**WHAT THE TASK ASKS:**
Lines in the listing below that include the word "image" need to be copied.

**DATA SHOWN:**
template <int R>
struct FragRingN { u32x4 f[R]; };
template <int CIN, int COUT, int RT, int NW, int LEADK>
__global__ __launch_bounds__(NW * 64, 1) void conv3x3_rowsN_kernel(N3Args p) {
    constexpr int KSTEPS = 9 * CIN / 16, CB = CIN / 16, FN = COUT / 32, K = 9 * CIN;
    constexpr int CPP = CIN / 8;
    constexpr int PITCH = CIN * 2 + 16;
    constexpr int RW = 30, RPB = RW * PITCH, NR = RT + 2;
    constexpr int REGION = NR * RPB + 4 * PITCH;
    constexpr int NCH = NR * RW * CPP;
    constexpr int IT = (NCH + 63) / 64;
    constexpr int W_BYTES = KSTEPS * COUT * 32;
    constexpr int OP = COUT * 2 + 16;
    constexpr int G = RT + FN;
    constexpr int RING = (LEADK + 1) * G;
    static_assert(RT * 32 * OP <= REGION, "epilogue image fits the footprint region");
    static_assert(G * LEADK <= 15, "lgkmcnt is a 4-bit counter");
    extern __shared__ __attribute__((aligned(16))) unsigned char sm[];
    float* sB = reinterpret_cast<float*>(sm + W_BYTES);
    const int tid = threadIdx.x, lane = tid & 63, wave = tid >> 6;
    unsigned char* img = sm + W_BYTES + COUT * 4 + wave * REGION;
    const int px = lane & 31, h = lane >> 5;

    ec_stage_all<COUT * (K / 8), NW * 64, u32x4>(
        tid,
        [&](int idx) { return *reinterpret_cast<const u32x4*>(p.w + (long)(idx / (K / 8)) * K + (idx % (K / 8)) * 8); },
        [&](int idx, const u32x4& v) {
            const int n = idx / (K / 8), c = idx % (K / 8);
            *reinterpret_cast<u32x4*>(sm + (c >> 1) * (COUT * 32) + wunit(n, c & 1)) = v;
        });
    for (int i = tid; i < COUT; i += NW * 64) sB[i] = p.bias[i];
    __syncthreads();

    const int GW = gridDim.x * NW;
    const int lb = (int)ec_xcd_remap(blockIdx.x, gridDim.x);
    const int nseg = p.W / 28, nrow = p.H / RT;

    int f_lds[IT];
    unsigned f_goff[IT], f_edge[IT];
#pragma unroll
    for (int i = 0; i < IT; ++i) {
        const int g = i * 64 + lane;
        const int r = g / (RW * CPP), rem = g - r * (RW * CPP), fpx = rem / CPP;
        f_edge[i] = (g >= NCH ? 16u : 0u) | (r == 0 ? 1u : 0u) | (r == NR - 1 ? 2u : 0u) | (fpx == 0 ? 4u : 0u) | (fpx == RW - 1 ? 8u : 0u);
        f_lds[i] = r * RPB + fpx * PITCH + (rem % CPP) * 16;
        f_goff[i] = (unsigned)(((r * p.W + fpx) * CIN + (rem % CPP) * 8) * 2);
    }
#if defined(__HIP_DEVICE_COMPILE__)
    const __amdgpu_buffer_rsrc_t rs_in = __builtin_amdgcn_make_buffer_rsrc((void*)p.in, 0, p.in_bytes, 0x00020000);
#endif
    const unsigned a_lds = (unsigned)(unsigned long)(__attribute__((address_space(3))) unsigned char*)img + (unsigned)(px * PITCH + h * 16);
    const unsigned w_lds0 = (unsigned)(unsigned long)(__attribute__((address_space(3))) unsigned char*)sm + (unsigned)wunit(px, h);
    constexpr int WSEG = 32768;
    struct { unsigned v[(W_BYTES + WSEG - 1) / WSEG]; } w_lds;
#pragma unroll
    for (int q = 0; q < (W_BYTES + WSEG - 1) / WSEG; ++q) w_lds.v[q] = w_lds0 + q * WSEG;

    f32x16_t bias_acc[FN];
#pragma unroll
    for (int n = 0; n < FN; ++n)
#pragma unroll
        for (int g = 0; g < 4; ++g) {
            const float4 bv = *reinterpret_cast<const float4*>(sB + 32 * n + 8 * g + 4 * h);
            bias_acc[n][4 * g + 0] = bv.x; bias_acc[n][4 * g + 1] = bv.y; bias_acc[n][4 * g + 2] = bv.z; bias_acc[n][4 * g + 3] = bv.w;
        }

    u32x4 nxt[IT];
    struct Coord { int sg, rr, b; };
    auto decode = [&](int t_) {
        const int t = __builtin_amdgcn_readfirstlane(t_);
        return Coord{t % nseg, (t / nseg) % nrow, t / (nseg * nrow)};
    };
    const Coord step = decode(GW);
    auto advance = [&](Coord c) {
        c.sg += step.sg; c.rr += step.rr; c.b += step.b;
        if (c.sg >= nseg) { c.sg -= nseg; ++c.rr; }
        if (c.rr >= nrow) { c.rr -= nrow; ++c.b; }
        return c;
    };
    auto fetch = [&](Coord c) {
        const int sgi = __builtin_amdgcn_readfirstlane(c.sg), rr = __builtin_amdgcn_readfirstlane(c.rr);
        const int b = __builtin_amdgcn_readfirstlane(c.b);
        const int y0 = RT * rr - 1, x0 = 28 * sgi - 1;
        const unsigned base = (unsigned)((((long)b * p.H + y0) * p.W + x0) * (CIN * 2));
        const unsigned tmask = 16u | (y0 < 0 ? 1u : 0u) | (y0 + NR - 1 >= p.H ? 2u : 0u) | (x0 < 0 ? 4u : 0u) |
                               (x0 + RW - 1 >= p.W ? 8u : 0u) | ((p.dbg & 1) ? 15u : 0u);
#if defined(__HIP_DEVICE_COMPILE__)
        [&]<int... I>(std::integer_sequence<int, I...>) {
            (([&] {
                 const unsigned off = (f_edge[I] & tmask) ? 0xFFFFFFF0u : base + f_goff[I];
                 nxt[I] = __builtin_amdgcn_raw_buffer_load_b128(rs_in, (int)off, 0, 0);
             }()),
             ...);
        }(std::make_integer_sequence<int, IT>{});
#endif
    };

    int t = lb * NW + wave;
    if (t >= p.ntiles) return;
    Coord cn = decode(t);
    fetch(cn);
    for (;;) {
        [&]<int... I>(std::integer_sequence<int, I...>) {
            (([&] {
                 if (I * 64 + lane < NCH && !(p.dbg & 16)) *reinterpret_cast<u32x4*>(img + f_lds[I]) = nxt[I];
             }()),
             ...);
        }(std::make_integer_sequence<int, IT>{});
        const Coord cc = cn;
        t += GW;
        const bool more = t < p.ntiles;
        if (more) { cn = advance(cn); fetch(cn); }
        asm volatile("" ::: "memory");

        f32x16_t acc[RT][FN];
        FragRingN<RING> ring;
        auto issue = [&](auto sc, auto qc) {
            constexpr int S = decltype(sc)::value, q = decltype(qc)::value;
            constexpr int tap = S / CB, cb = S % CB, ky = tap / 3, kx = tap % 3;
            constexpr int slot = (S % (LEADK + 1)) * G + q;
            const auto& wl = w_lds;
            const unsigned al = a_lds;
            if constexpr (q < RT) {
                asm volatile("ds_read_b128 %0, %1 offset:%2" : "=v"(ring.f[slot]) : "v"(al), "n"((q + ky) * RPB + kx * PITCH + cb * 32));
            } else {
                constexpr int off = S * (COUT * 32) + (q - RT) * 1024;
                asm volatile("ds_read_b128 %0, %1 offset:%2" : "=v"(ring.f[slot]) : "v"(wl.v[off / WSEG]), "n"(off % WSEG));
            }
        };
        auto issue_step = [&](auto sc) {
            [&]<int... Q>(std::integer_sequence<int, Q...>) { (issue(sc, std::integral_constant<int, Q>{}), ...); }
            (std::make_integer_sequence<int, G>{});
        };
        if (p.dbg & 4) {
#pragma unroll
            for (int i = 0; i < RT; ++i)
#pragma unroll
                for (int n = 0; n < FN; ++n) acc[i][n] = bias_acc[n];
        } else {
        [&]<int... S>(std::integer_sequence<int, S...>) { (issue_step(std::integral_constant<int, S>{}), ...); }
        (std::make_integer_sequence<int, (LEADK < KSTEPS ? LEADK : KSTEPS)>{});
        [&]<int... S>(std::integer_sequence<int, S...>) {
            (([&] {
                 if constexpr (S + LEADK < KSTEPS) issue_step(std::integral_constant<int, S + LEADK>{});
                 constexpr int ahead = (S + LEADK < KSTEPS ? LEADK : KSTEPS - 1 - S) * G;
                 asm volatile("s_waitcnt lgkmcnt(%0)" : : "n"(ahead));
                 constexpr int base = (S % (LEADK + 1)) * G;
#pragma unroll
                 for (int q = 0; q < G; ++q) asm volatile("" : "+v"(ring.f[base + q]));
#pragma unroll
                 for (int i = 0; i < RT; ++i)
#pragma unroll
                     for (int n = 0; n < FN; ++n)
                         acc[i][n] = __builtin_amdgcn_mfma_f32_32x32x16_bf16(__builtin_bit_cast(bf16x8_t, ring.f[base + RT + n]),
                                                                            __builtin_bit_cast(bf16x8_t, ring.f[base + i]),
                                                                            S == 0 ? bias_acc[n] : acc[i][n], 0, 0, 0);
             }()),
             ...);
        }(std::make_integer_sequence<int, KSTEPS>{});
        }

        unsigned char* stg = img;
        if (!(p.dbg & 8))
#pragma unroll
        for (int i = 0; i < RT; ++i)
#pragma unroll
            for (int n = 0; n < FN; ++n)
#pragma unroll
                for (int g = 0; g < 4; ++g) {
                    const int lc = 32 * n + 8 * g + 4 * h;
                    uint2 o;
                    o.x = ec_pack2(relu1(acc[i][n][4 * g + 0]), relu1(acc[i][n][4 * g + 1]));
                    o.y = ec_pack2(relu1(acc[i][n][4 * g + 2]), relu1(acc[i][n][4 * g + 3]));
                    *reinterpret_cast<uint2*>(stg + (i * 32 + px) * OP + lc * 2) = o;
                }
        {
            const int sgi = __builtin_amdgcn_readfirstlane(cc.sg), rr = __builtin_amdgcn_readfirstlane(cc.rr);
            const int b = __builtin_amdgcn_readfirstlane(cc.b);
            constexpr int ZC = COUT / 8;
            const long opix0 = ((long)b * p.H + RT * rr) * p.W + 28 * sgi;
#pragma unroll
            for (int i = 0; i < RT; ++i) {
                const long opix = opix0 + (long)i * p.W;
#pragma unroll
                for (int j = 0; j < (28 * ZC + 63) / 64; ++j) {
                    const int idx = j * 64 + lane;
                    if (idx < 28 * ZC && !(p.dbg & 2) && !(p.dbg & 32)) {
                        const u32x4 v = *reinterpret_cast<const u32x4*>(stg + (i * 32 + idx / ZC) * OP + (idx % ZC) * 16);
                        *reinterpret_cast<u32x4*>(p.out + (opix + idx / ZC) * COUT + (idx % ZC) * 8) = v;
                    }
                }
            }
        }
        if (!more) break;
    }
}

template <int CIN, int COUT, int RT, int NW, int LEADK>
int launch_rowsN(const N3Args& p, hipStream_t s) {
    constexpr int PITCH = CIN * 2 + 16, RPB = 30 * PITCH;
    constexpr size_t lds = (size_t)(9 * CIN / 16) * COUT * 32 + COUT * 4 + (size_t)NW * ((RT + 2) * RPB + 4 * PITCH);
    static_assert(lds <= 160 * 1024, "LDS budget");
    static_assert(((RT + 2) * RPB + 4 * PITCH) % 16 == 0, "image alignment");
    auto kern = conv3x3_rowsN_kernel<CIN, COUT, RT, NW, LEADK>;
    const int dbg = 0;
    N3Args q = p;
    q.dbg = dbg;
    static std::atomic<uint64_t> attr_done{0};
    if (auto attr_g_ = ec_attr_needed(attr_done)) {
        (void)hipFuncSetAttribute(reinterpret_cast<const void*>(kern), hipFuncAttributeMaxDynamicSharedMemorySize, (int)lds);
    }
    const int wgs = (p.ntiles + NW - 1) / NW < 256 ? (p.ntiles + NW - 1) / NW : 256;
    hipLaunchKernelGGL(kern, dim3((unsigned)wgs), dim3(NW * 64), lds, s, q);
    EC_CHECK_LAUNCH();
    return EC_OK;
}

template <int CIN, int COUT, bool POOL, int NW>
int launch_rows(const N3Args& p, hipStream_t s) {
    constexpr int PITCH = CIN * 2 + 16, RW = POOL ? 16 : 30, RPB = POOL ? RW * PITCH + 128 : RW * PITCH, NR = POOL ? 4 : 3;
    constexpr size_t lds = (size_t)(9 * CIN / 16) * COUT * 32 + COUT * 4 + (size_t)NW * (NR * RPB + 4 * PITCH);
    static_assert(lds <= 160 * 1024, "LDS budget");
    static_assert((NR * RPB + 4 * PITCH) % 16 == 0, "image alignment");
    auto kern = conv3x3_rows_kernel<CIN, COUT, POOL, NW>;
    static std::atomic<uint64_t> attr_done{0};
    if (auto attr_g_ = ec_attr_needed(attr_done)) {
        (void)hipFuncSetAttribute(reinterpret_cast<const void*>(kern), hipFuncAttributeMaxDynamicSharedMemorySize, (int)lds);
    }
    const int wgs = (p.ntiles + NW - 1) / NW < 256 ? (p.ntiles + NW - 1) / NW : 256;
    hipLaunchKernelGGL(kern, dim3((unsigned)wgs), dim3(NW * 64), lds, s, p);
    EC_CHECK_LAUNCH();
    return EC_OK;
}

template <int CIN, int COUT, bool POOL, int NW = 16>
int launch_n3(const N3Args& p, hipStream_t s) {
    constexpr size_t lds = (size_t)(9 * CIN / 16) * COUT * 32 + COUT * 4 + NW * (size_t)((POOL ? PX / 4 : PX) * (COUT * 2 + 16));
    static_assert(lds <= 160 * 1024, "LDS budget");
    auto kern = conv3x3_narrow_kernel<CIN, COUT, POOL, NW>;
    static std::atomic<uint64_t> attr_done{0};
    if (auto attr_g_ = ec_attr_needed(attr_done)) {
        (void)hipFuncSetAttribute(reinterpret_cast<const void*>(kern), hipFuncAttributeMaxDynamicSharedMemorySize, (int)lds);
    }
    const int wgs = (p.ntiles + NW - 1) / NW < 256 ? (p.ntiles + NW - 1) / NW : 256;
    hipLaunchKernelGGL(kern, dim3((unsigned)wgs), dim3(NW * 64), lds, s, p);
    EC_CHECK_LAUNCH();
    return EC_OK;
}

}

---

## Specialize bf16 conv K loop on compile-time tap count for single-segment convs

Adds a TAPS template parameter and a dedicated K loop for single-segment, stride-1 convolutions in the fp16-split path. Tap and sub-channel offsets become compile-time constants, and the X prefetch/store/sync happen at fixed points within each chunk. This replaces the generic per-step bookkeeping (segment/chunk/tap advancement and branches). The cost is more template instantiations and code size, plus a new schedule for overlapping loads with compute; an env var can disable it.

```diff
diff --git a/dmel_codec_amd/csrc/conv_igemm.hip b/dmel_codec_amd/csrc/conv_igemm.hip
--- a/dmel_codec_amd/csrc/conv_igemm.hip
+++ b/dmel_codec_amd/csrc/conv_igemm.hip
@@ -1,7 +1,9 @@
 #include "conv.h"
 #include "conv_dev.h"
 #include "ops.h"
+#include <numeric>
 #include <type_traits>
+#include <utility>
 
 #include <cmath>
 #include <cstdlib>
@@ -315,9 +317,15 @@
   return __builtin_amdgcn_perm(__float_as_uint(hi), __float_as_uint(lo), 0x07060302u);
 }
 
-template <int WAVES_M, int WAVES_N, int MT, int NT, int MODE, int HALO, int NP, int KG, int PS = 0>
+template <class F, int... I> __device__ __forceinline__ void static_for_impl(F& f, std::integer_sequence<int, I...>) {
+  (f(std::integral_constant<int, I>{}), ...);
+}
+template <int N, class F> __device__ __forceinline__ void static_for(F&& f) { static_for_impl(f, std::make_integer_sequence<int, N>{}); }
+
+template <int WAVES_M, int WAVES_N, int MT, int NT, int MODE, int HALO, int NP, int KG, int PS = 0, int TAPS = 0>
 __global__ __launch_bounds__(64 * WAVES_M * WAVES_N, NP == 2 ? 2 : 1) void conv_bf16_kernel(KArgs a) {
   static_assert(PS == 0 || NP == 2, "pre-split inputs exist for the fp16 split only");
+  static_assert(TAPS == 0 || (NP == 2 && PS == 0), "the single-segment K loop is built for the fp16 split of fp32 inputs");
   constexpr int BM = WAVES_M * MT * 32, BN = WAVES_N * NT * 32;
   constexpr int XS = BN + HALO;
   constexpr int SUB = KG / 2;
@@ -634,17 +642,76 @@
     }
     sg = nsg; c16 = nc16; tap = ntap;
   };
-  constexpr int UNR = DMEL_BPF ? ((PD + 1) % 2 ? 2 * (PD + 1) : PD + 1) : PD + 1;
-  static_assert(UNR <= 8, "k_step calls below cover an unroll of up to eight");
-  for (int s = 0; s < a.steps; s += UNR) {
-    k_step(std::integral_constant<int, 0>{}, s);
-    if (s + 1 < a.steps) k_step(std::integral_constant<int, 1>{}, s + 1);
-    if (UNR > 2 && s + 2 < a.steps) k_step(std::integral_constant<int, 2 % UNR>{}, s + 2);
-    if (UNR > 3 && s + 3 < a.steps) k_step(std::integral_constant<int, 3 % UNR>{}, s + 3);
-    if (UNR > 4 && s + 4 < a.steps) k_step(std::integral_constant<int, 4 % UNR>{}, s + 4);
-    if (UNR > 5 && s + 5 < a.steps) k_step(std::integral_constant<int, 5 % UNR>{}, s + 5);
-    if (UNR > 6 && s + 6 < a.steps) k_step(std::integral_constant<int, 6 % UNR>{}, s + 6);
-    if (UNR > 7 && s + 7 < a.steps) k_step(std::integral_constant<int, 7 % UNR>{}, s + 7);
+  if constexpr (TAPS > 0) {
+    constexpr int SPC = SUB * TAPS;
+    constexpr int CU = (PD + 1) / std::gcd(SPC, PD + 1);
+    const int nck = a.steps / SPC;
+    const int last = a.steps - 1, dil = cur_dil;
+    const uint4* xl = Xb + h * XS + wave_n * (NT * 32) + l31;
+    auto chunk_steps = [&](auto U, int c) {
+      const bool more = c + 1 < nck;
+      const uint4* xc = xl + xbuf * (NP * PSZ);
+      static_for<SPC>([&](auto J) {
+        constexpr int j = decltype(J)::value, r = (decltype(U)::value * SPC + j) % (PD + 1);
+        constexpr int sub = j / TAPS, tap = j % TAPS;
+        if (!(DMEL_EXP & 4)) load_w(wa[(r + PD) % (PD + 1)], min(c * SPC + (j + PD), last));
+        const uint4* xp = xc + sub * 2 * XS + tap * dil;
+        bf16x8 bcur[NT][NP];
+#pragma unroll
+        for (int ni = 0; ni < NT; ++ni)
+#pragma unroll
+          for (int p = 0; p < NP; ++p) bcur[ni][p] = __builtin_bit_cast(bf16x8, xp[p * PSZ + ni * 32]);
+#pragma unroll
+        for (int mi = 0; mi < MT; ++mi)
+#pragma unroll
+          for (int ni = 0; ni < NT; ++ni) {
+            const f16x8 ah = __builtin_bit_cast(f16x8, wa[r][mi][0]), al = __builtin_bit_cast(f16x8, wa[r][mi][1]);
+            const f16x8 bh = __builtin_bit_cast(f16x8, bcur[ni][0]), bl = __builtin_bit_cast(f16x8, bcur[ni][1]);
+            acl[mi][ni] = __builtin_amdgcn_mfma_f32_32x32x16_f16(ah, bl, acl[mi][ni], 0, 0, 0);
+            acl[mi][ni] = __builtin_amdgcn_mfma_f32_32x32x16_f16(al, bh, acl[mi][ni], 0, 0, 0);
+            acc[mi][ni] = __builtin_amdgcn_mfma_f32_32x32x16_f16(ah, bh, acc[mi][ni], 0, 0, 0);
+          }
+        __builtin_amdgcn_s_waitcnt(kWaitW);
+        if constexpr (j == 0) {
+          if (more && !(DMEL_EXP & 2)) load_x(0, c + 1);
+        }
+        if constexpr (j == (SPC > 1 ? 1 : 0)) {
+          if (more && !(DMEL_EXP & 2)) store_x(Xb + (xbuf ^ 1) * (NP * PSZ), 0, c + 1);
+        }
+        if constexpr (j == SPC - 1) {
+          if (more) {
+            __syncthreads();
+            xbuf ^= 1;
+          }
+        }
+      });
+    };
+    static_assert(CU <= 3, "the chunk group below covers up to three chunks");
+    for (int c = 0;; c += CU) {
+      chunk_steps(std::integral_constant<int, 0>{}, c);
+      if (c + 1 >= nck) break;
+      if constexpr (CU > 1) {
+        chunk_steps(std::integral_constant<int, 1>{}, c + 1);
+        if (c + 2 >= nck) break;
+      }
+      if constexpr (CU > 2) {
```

**EXERCISE SOLUTION:**
    static_assert(RT * 32 * OP <= REGION, "epilogue image fits the footprint region");
    static_assert(((RT + 2) * RPB + 4 * PITCH) % 16 == 0, "image alignment");
    static_assert((NR * RPB + 4 * PITCH) % 16 == 0, "image alignment");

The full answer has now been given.